BEGIN DATA SHOWN

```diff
diff --git a/pose_adv_aug_amd/csrc/tuning.h b/pose_adv_aug_amd/csrc/tuning.h
--- a/pose_adv_aug_amd/csrc/tuning.h
+++ b/pose_adv_aug_amd/csrc/tuning.h
@@ -38,6 +38,9 @@
     X(wg_red_wgs,       "PA_WG_RED_WGS",       256, "workgroups of the slab reduction inside a group launch")                      \
     X(wreduce_lag,      "PA_WREDUCE_LAG",      2,   "flushes whose slabs wait in the stash before they are summed")                \
     X(stem_splits,      "PA_STEM_SPLITS",      512, "splits (slabs) of the stem's weight gradient")                                \
+    X(conv1_stream,     "PA_CONV1_STREAM",     1,   "the multi-tile 1x1 kernel until pa_conv1_stream_set is called: 0 off, 1 on, 2 every launch an instance carries") \
+    X(conv1_stream_inst, "PA_CONV1_STREAM_INST", 4,  "instances of conv1x1_stream.hip that pa_conv1_stream_set(1) takes: bit 0 - 2 64 -> 64 plain / BatchNorm + ReLU / BatchNorm backward, bit 3 - 5 128 -> 64 plain / BatchNorm backward / pool-routed") \
+    X(conv1_stream_tpw, "PA_CONV1_STREAM_TPW", 0,   "row tiles per workgroup of the multi-tile 1x1 kernel (0: 2 for 128-row tiles, 4 for 64-row tiles)") \
     X(wgrad_tile1,      "PA_WGRAD_TILE1",      0,   "generic 1x1 weight gradient: forced tile variant (0: by shape)")              \
     X(wgrad_tile9,      "PA_WGRAD_TILE9",      0,   "the same for 3x3")                                                            \
     X(wgrad_blocks,     "PA_WGRAD_BLOCKS",     0,   "generic weight gradient: forced split count (0: by shape)")                   \
```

END DATA SHOWN

■ EXERCISE AIM:
Repeat every record above. Each one must match exactly.

■ ANSWER TO THIS TASK:
```diff
diff --git a/pose_adv_aug_amd/csrc/tuning.h b/pose_adv_aug_amd/csrc/tuning.h
--- a/pose_adv_aug_amd/csrc/tuning.h
+++ b/pose_adv_aug_amd/csrc/tuning.h
@@ -38,6 +38,9 @@
     X(wg_red_wgs,       "PA_WG_RED_WGS",       256, "workgroups of the slab reduction inside a group launch")                      \
     X(wreduce_lag,      "PA_WREDUCE_LAG",      2,   "flushes whose slabs wait in the stash before they are summed")                \
     X(stem_splits,      "PA_STEM_SPLITS",      512, "splits (slabs) of the stem's weight gradient")                                \
+    X(conv1_stream,     "PA_CONV1_STREAM",     1,   "the multi-tile 1x1 kernel until pa_conv1_stream_set is called: 0 off, 1 on, 2 every launch an instance carries") \
+    X(conv1_stream_inst, "PA_CONV1_STREAM_INST", 4,  "instances of conv1x1_stream.hip that pa_conv1_stream_set(1) takes: bit 0 - 2 64 -> 64 plain / BatchNorm + ReLU / BatchNorm backward, bit 3 - 5 128 -> 64 plain / BatchNorm backward / pool-routed") \
+    X(conv1_stream_tpw, "PA_CONV1_STREAM_TPW", 0,   "row tiles per workgroup of the multi-tile 1x1 kernel (0: 2 for 128-row tiles, 4 for 64-row tiles)") \
     X(wgrad_tile1,      "PA_WGRAD_TILE1",      0,   "generic 1x1 weight gradient: forced tile variant (0: by shape)")              \
     X(wgrad_tile9,      "PA_WGRAD_TILE9",      0,   "the same for 3x3")                                                            \
     X(wgrad_blocks,     "PA_WGRAD_BLOCKS",     0,   "generic weight gradient: forced split count (0: by shape)")                   \
```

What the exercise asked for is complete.